Hundreds of homes - most with wooden or zinc roofs - were left uninhabitable in Jajuya, home to around 16,500 people, while relief supplies to some remote areas are being delivered on foot following the destruction of a pair of highways and bridges.

Citizens in those isolated zones, however, prefer to remain in their residences and not to be rescued by the authorities because they say they do not want to abandon their properties, Mayor Jorge Gonzalez Otero told EFE Wednesday.

Water service, meanwhile, has been severely limited in Jayuya since the hurricane because that west-central municipality only has one water tanker truck, he said, adding that it is impossible to request assistance from nearby towns because they are in the same situation.

He made those remarks while offering words of encouragement to Vivian Pagan, a 58-year-old woman who has been a resident of Jayuya her entire life.

"It hasn't been easy.
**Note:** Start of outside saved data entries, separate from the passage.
msm_zprize_amd/csrc/msmz.hip:

```cpp
#include "instantiate.h"
namespace msmz {
#define X(F, Fr) MSMZ_INST_BATCH(F, Fr, MSMZ_EXTERN) MSMZ_INST_REDUCE(F, Fr, MSMZ_EXTERN) MSMZ_INST_MISC(F, Fr, MSMZ_EXTERN) MSMZ_INST_GEN(F, Fr, MSMZ_EXTERN)
MSMZ_WEIERSTRASS_FIELDS(X)
#undef X
#define X(F, Fr) MSMZ_INST_REDUCE_TE(F, Fr, MSMZ_EXTERN) MSMZ_INST_MISC_TE(F, Fr, MSMZ_EXTERN) MSMZ_INST_GEN_TE(F, Fr, MSMZ_EXTERN)
MSMZ_TE_FIELDS(X)
#undef X
}
#include "test_hooks.h"

namespace msmz {

template <class F_, class Fr_>
struct WeierCfg {
  using F = F_;
  using Fr = Fr_;
  static constexpr bool TE = false;
  static constexpr bool HAS_ENDO = true;
};

template <class F_, class Fr_>
struct TeCfg {
  using F = F_;
  using Fr = Fr_;
// ... 207 lines not shown
  return c ? c->engine->test_hooks()->test_point_raw(op, a, b, neg, n, L, out) : MSMZ_ERR_ARG;
}
int msmz_test_point(msmz_ctx* c, int op, const uint8_t* a, const uint8_t* ai, const uint8_t* b, const uint8_t* bi,
                    uint64_t n, uint8_t* out) {
  return c ? c->engine->test_hooks()->test_point(op, a, ai, b, bi, n, out) : MSMZ_ERR_ARG;
}

int msmz_test_batch_add(msmz_ctx* c, int safe, int B, const uint8_t* pxy, const uint8_t* pinf, uint64_t np,
                        const uint8_t* sxy, const uint8_t* sinf, uint64_t ns, const uint32_t* desc, uint64_t n_pairs,
                        uint64_t out_base, uint8_t* out, uint32_t* error) {
  if (!c) return MSMZ_ERR_ARG;
  return c->engine->test_hooks()->test_batch_add(safe, B, pxy, pinf, np, sxy, sinf, ns, desc, n_pairs, out_base, out, error);
}

int msmz_test_reduce(msmz_ctx* c, const msmz_test_reduce_args* a) {
  return c && a ? c->engine->test_hooks()->test_reduce(*a) : MSMZ_ERR_ARG;
}

int msmz_test_plan(msmz_ctx* c, const msmz_test_plan_args* a) {
  return c && a ? c->engine->test_hooks()->test_plan(*a) : MSMZ_ERR_ARG;
}

int msmz_point_add(int curve_id, const uint8_t* a, int ai, const uint8_t* b, int bi, uint8_t* out, int* oi) {
  if (!out || !oi || (!a && !ai) || (!b && !bi)) return MSMZ_ERR_ARG;
  switch (curve_id) {
    case MSMZ_BLS12_377_G1: return host_point_add<Bls377Fp, false>(a, ai, b, bi, out, oi);
    case MSMZ_PALLAS: return host_point_add<PallasFp, false>(a, ai, b, bi, out, oi);
    case MSMZ_BLS12_381_G1: return host_point_add<Bls381Fp, false>(a, ai, b, bi, out, oi);
    case MSMZ_ED_ON_BLS12_377: return host_point_add<Ed377Fp, true>(a, 0, b, 0, out, oi);
    default: return MSMZ_ERR_UNSUPPORTED;
  }
// ... 4 lines not shown
```

msm_zprize_amd/csrc/plan.h:

```cpp
#pragma once
#include <cstdint>
#include <cstring>

#include "../../include/msmz.h"
#include "multi.h"

namespace msmz {

constexpr int COARSE_T = 1024;
constexpr int COARSE_ITEMS = 2;
constexpr int COARSE_TILE = COARSE_T * COARSE_ITEMS;
constexpr int COARSE_MAX_BINS = 512;
constexpr int SORT_MAX_BINS = 8192;
constexpr int FINE_MAX_BITS = 11;
constexpr int FINE_T = 1024;
constexpr int FINE_PER = 37;
constexpr int FINE_STAGE = FINE_T * FINE_PER;

constexpr int PLAN_T = 512;
constexpr int PLAN_PER = 2;
constexpr int PLAN_CHUNK = PLAN_T * PLAN_PER;
constexpr int PLAN_RMAX = 26;

constexpr int SCAN_T = 256;
// ... 60 lines not shown
  uint32_t nprob = 1;
  uint32_t F = 1;
  int sbits = 0;
};

struct Geometry {
  int c, K, t_top, spread, Keff;
  uint32_t L;
  uint32_t top_range = 0;
  int fold_shift = 0, fold_rows = 0;
};

struct Split2d {
  int a, b;
  uint32_t H, D, NC;
};

struct SortLayout {
  SortGeom geom{};
  uint32_t nbins = 0, fbins = 0, fine_top = 0;
  int cspec = 0;
  bool fits = false, two_level = false;
};

struct PlanKnobs {
  bool no_spread = false, no_fold = false, no_window_model = false, force_atomic_sort = false;
  bool no_fbt = false;
  bool no_plan_top = false;
  bool no_sort_special = false;
  int fb_cap = 0;
  uint32_t s1_override = 0, r2_nc = 0;
  int glv_bits_assumed = 0;
};

template <class Fr>
struct Planner {
  PlanKnobs k;

  static int bound(int bits) { return bits <= 0 || bits >= Fr::BITS ? 0 : bits; }

  int scalar_bits(bool glv, int extra_bits, int sbits = 0) const {
    const int sb = bound(sbits);
    if (!glv) return sb ? sb : Fr::BITS;
    if (extra_bits) return Fr::GLV_PROVEN_BITS > Fr::GLV_BITS - 1 ? Fr::GLV_PROVEN_BITS : Fr::GLV_BITS - 1;
    const int a = k.glv_bits_assumed > 0 ? k.glv_bits_assumed : Fr::GLV_BITS - 1;
    return sb && sb < a ? sb : a;
  }
// ... 230 lines not shown
  }

  Split2d split_2d(const Plan& pl) const {
    Split2d s;
    s.a = (pl.c - 1 + 1) / 2;
    s.b = pl.c - 1 - s.a;
    s.H = 1u << s.a;
    s.D = 1u << s.b;
    uint32_t nc = 1;
    while (nc < 32 && nc * 2 <= s.D && (uint64_t)2 * pl.nprob * pl.Keff * s.H * nc < (1u << 18)) nc *= 2;
    if (k.r2_nc > 0) {
      nc = 1;
      while (nc < k.r2_nc && nc * 2 <= s.D) nc *= 2;
    }
    s.NC = nc;
    return s;
  }

  uint32_t batch_size(uint64_t n, const msmz_opts& opt, uint32_t pts_n, uint32_t factor, uint32_t remaining) const {
    uint32_t bs = remaining;
    for (int it = 0; it < 4 && bs > 1; it++) {
      Plan pl;
      if (make_plan(pl, n, opt.glv != 0, opt, pts_n, true, 0, true, bs, factor > 1 ? factor : 1) != MSMZ_OK) {
        bs = (bs + 1) / 2;
        continue;
      }
      const uint32_t fit = batch_split(remaining, (uint64_t)pl.K * pl.M, kMaxBatchEntries);
      if (fit >= bs) break;
      bs = fit;
    }
// ... 42 lines not shown
```

msm_zprize_amd/csrc/reduce2d_kernels.h:

```cpp
#pragma once
#include "plan.h"

namespace msmz {

template <class F>
__global__ void __launch_bounds__(128, MSMZ_REDUCE_OCC) k_reduce2d_partial(uint32_t* part, const uint32_t* slots,
                                                                           const uint32_t* points, const uint4* bfin,
                                                                           R2Geom g, uint32_t total) {
  const uint32_t t = blockIdx.x * blockDim.x + threadIdx.x;
  if (t >= total) return;
  const uint32_t per_prob = g.H * g.NC;
  const uint32_t prob = t / per_prob, u = t - prob * per_prob;
  const uint32_t kw = prob >> 1;
  const bool col = (prob & 1u) != 0;
  uint32_t line, chunk, j0 = 0, step = 0, count = 0;
  if (!col) {
    line = u / g.NC;
    chunk = u - line * g.NC;
    j0 = line * g.D + chunk;
    step = g.NC;
    count = g.chr;
  } else if (u < g.D * g.NC) {
    chunk = u / g.D;
    line = u - chunk * g.D;
// ... 133 lines not shown
  const uint32_t t = blockIdx.x * blockDim.x + threadIdx.x;
  const uint32_t i = t >> 2;
  const int s = (int)(t & 3);
  const bool live = i < n_out;
  typename P::Acc a, b, r;
  P::zero(a);
  P::zero(b);
  if (live) {
    P::load(a, in + (size_t)(2 * i) * XW);
    P::load(b, in + (size_t)(2 * i + 1) * XW);
  }
  P::add_x4(r, a, b, s, false);
  if (live && s == 0) P::store(out + (size_t)i * XW, r);
}

}
```

Baseline: 4677.

## Add split-square weighted-sum reduction kernel with LDS-resident pair trees

Adds k_weighted_sq, which reduces each 2D problem's line sums inside one workgroup. It uses LDS pair trees over two factor axes (G and H/G), so the column/weighted pass is split into two half-weight sums that the host recombines through extended window terms. The aim is to replace the multi-launch fill-neutral/column/tail reduction with a single kernel per problem and fewer point additions. The cost is large LDS use, one workgroup per problem (low parallelism), and four results per problem fetched to the host. A fused k_line_sums kernel is also added, but LINE_SUMS_MAX is 0, so it is disabled by default.

```diff
diff --git a/msm_zprize_amd/_native.py b/msm_zprize_amd/_native.py
--- a/msm_zprize_amd/_native.py
+++ b/msm_zprize_amd/_native.py
@@ -46,7 +46,7 @@
                 ("points_xy", C.c_char_p), ("points_inf", C.c_char_p), ("n_points", C.c_uint64),
                 ("slots_xy", C.c_char_p), ("slots_inf", C.c_char_p), ("n_slots", C.c_uint64),
                 ("scale", C.c_char_p), ("loc", C.c_void_p), ("cscan", C.c_void_p),
-                ("out_xy", C.c_void_p), ("lines_xy", C.c_void_p)]
+                ("out_xy", C.c_void_p), ("lines_xy", C.c_void_p), ("route", C.c_uint32)]
 
 
 class MsmzTestPlanArgs(C.Structure):
@@ -125,6 +125,7 @@
                                       C.c_char_p, C.c_uint64, C.c_void_p, C.c_uint64, C.c_uint64, C.c_char_p,
                                       C.POINTER(C.c_uint32)]),
     "msmz_test_reduce": (C.c_int, [C.c_void_p, C.POINTER(MsmzTestReduceArgs)]),
+    "msmz_test_reduce_ex": (C.c_int, [C.c_void_p, C.POINTER(MsmzTestReduceArgs), C.c_size_t]),
     "msmz_test_plan": (C.c_int, [C.c_void_p, C.POINTER(MsmzTestPlanArgs)]),
 }
 
diff --git a/msm_zprize_amd/csrc/engine.h b/msm_zprize_amd/csrc/engine.h
--- a/msm_zprize_amd/csrc/engine.h
+++ b/msm_zprize_amd/csrc/engine.h
@@ -156,6 +156,8 @@
   uint32_t tail_n;
   uint32_t quad16_max;
   uint32_t pairsum_x4_max;
+  bool weighted_sq = true;
+  uint32_t line_sums_max = LINE_SUMS_MAX;
 };
 
 template <class Cfg>
@@ -171,6 +173,7 @@
   static constexpr int XW = 4 * NW;
   static constexpr int FE_BYTES = NW * 4;
   static constexpr bool TE = Cfg::TE;
+  using RedPolicy = typename std::conditional<TE, TePolicy<F>, WeierPolicy<F>>::type;
   static constexpr int PW_WORDS = TE ? 4 * NW : PointFmt<F>::STRIDE;
 
  public:
@@ -183,12 +186,13 @@
     MSMZ_HIP(hipEventCreateWithFlags(&import_ev_, hipEventDisableTiming));
     MSMZ_HIP(hipHostMalloc(&h_meta_, sizeof(MsmMeta)));
     int st;
-    if ((st = ensure_host_results((size_t)2 * kMaxWindows * XW))) return st;
+    if ((st = ensure_host_results((size_t)4 * kMaxWindows * XW))) return st;
     if ((st = raise_lds_limit((const void*)k_fine, "k_fine", kFineLds))) return st;
     if ((st = raise_sort_limits<false, 0>()) || (st = raise_sort_limits<false, 16>()) || (st = raise_sort_limits<false, 17>())) return st;
     if constexpr (Fr::HAS_GLV) {
       if ((st = raise_sort_limits<true, 0>()) || (st = raise_sort_limits<true, 16>())) return st;
     }
+    if ((st = raise_lds_limit((const void*)k_weighted_sq<RedPolicy>, "k_weighted_sq", WSQ_LDS_BUDGET))) return st;
     return meta_.ensure(sizeof(MsmMeta) + kTraceBytes * 65536);
   }
  private:
@@ -1080,11 +1084,11 @@
     }
   };
 
-  int finish_msm(const Plan& pl, Run& run, bool two_d, uint8_t* out, int* out_inf, msmz_log* log) {
+  int finish_msm(const Plan& pl, Run& run, bool two_d, int split_g, uint8_t* out, int* out_inf, msmz_log* log) {
     mark(run, run.ev.red_end);
-    const size_t per_problem = (size_t)(two_d ? 2 : 1) * pl.Keff;
-    const std::vector<WindowTerm> terms =
-        window_terms(pl.c, pl.K, pl.Keff, (int)pl.F, two_d ? planner_.split_2d(pl).b : -1, pl.fold_shift != 0);
+    const size_t per_problem = (size_t)(two_d ? (split_g > 0 ? 4 : 2) : 1) * pl.Keff;
+    const std::vector<WindowTerm> terms = window_terms_split(pl.c, pl.K, pl.Keff, (int)pl.F, two_d ? planner_.split_2d(pl).b : -1,
+                                                             pl.fold_shift != 0, two_d ? split_g : 0);
     int st = fetch_window_sums(pl, per_problem);
     if (st) return st;
     const auto t_host = std::chrono::steady_clock::now();
@@ -1108,12 +1112,19 @@
   }
 
   template <class P>
-  int reduce_2d(const Plan& pl, const Split2d& sp, const ReduceKnobs& rk, const uint32_t* d_points, bool basic = false,
-                bool summed = false) {
+  int reduce_2d(const Plan& pl, const Split2d& sp, const ReduceKnobs& rk, const uint32_t* d_points, int* split_g,
+                bool basic = false, bool summed = false) {
     const R2Geom g = r2_geom(pl, sp);
     int rows = 0;
     if (int st = line_sums_2d<P>(g, rk, d_points, basic, summed, &rows)) return st;
-    return weighted_sums_2d<P>(g, rk, rows);
+    *split_g = wsq_split<P>(g, sp, rk);
+    return weighted_sums_2d<P>(g, rk, rows, *split_g);
+  }
+  static constexpr uint32_t WSQ_MAX_PROBLEMS = 256;
+  template <class P>
+  static int wsq_split(const R2Geom& g, const Split2d& sp, const ReduceKnobs& rk) {
+    if (!rk.weighted_sq || sp.g < 1 || g.H < 4 || g.nprob > WSQ_MAX_PROBLEMS) return 0;
+    return wsq_lds_bytes(g.H, sp.g, P::ACC_WORDS) <= WSQ_LDS_BUDGET ? sp.g : 0;
   }
   static R2Geom r2_geom(const Plan& pl, const Split2d& sp) {
     R2Geom g;
@@ -1147,6 +1158,14 @@
     int src = 0;
     for (uint32_t n = total / 2; n >= lines && g.NC > 1; n /= 2) {
       const int dst = src ^ 2;
+      int left = 1;
+      while ((n >> (left - 1)) > lines) left++;
+      if (n <= rk.line_sums_max && left <= LS_MAX_LEVELS) {
+        hipLaunchKernelGGL((k_line_sums<P>), dim3((2 * n + LS_REC - 1) / LS_REC), dim3(LS_T), 0, stream_,
+                           red_[dst].as<uint32_t>(), red_[src].as<uint32_t>(), 2 * n, left);
+        src = dst;
+        break;
+      }
       if (n <= rk.pairsum_x4_max) {
         hipLaunchKernelGGL((k_pairsum_x4<P>), dim3((n * 4 + 63) / 64), dim3(64), 0, stream_, red_[dst].as<uint32_t>(),
                            red_[src].as<uint32_t>(), n);
@@ -1161,10 +1180,17 @@
     return MSMZ_OK;
   }
   template <class P>
-  int weighted_sums_2d(const R2Geom& g, const ReduceKnobs& rk, int crow) {
+  int weighted_sums_2d(const R2Geom& g, const ReduceKnobs& rk, int crow, int split_g) {
     const uint32_t lines = g.nprob * g.H;
     const int ccol = crow + 1;
     int st;
+    if (split_g > 0) {
+      if ((st = final_.ensure((size_t)2 * g.nprob * XW * 4))) return st;
+      hipLaunchKernelGGL((k_weighted_sq<P>), dim3(g.nprob), dim3(WSQ_T), wsq_lds_bytes(g.H, split_g, P::ACC_WORDS), stream_,
+                         final_.as<uint32_t>(), red_[crow].as<uint32_t>(), g.H, split_g);
+      MSMZ_HIP(hipGetLastError());
+      return MSMZ_OK;
+    }
     if ((st = red_[ccol].ensure((size_t)lines * XW * 4))) return st;
     hipLaunchKernelGGL((k_fill_neutral<P>), dim3((lines + 255) / 256), dim3(256), 0, stream_, red_[ccol].as<uint32_t>(), lines);
     int cur = crow >> 1;
@@ -1275,8 +1301,9 @@
     }
     mark(run, run.ev.acc_end);
 
+    int split_g = 0;
     if (want_2d) {
-      if ((st = reduce_2d<WeierPolicy<F>>(pl, planner_.split_2d(pl), reduce_knobs_, d_points))) return st;
+      if ((st = reduce_2d<WeierPolicy<F>>(pl, planner_.split_2d(pl), reduce_knobs_, d_points, &split_g))) return st;
     } else {
       uint32_t S1 = planner_.first_group_size(pl);
       if (S1 > 8) S1 = 8;
@@ -1288,7 +1315,7 @@
       int cur = 0;
       if ((st = reduce_levels<WeierPolicy<F>>(reduce_knobs_, cur, groups, (uint32_t)pl.Keff))) return st;
     }
-    return finish_msm(pl, run, want_2d, out, out_inf, log);
+    return finish_msm(pl, run, want_2d, split_g, out, out_inf, log);
   }
 
   int msm_basic(const Handle& pts, const uint32_t* d_points, const uint32_t* d_scalars, uint64_t n64, const msmz_opts& opt,
@@ -1330,8 +1357,9 @@
     mark(run, run.ev.acc_end);
     const bool summed = (uint64_t)n_chunks * 2 > (uint64_t)nb * 3 && !no_bucket_sums_;
     if (summed && (st = bucket_sums<P>(nb))) return st;
-    if ((st = reduce_2d<P>(pl, planner_.split_2d(pl), reduce_knobs_, d_points, true, summed))) return st;
-    return finish_msm(pl, run, true, out, out_inf, log);
+    int split_g = 0;
+    if ((st = reduce_2d<P>(pl, planner_.split_2d(pl), reduce_knobs_, d_points, &split_g, true, summed))) return st;
+    return finish_msm(pl, run, true, split_g, out, out_inf, log);
   }
   template <class P>
   int bucket_sums(uint32_t nb) {
@@ -1498,7 +1526,8 @@
   uint32_t batch_min_wgs_ = (uint32_t)env_int("MSMZ_BATCH_WGS", 512);
   int chunk_shift_override_ = env_int("MSMZ_CHUNK_SHIFT", 0);
   const ReduceKnobs reduce_knobs_{(uint32_t)env_int("MSMZ_TAIL_N", REDUCE_TAIL_N), (uint32_t)env_int("MSMZ_QUAD16", 8192),
-                                  (uint32_t)env_int("MSMZ_PAIRSUM_X4", 16384)};
+                                  (uint32_t)env_int("MSMZ_PAIRSUM_X4", 16384), env_int("MSMZ_WSQ", 1) != 0,
+                                  (uint32_t)env_int("MSMZ_LINE_SUMS", (int)LINE_SUMS_MAX)};
   Host64<F> host64_;
   bool no_bucket_sums_ = env_int("MSMZ_NO_BUCKET_SUMS", 0) != 0;
   int tail_skip_2d_ = env_int("MSMZ_TAIL_SKIP_2D", 1) > 2 ? 2 : env_int("MSMZ_TAIL_SKIP_2D", 1);
@@ -1508,7 +1537,7 @@
                         env_int("MSMZ_NO_WINDOW_MODEL", 0) != 0, env_int("MSMZ_ATOMIC_SORT", 0) != 0,
                         env_int("MSMZ_NO_FBT", 0) != 0, env_int("MSMZ_NO_PLAN_TOP", 0) != 0,
                         env_int("MSMZ_NO_SORT_SPECIAL", 0) != 0, env_int("MSMZ_FB", 0), (uint32_t)env_int("MSMZ_S1", 0),
-                        (uint32_t)env_int("MSMZ_R2_NC", 0)}};
+                        (uint32_t)env_int("MSMZ_R2_NC", 0), 0, env_int("MSMZ_NO_SPLIT_SQ", 0) != 0}};
   DevBuf bsum_, f2desc_, tilecnt_, tileoff_, final_, desc_, bfin_, packed_, bins_, digits_, counts_, off_, cursor_, refs_, rscan_, partials_, slots_, red_[4], meta_, stage_, gen_table_;
   MsmMeta* h_meta_ = nullptr;
   DevBuf check_;
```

Today they brought water because you all came, but if there isn't any later they're not going to bring me more," Pagan told EFE outside her home after receiving thyroid medication and treatment for nerves from a US Federal Emergency Management Agency official.

"All in all, I'm OK. My daughter (in the mainland US) sent me an aid package, but it hasn't arrived, and I can't buy my medicine because there's no system to pay with credit card," she added.

Along with the electrical grid, wireless towers were among the main casualties of the Category 4 hurricane, which is blamed for 48 deaths on the Caribbean island.

Four of those fatalities possibly are due to leptospirosis, a bacterial disease caused by exposure to contaminated water that can lead to kidney damage if left untreated.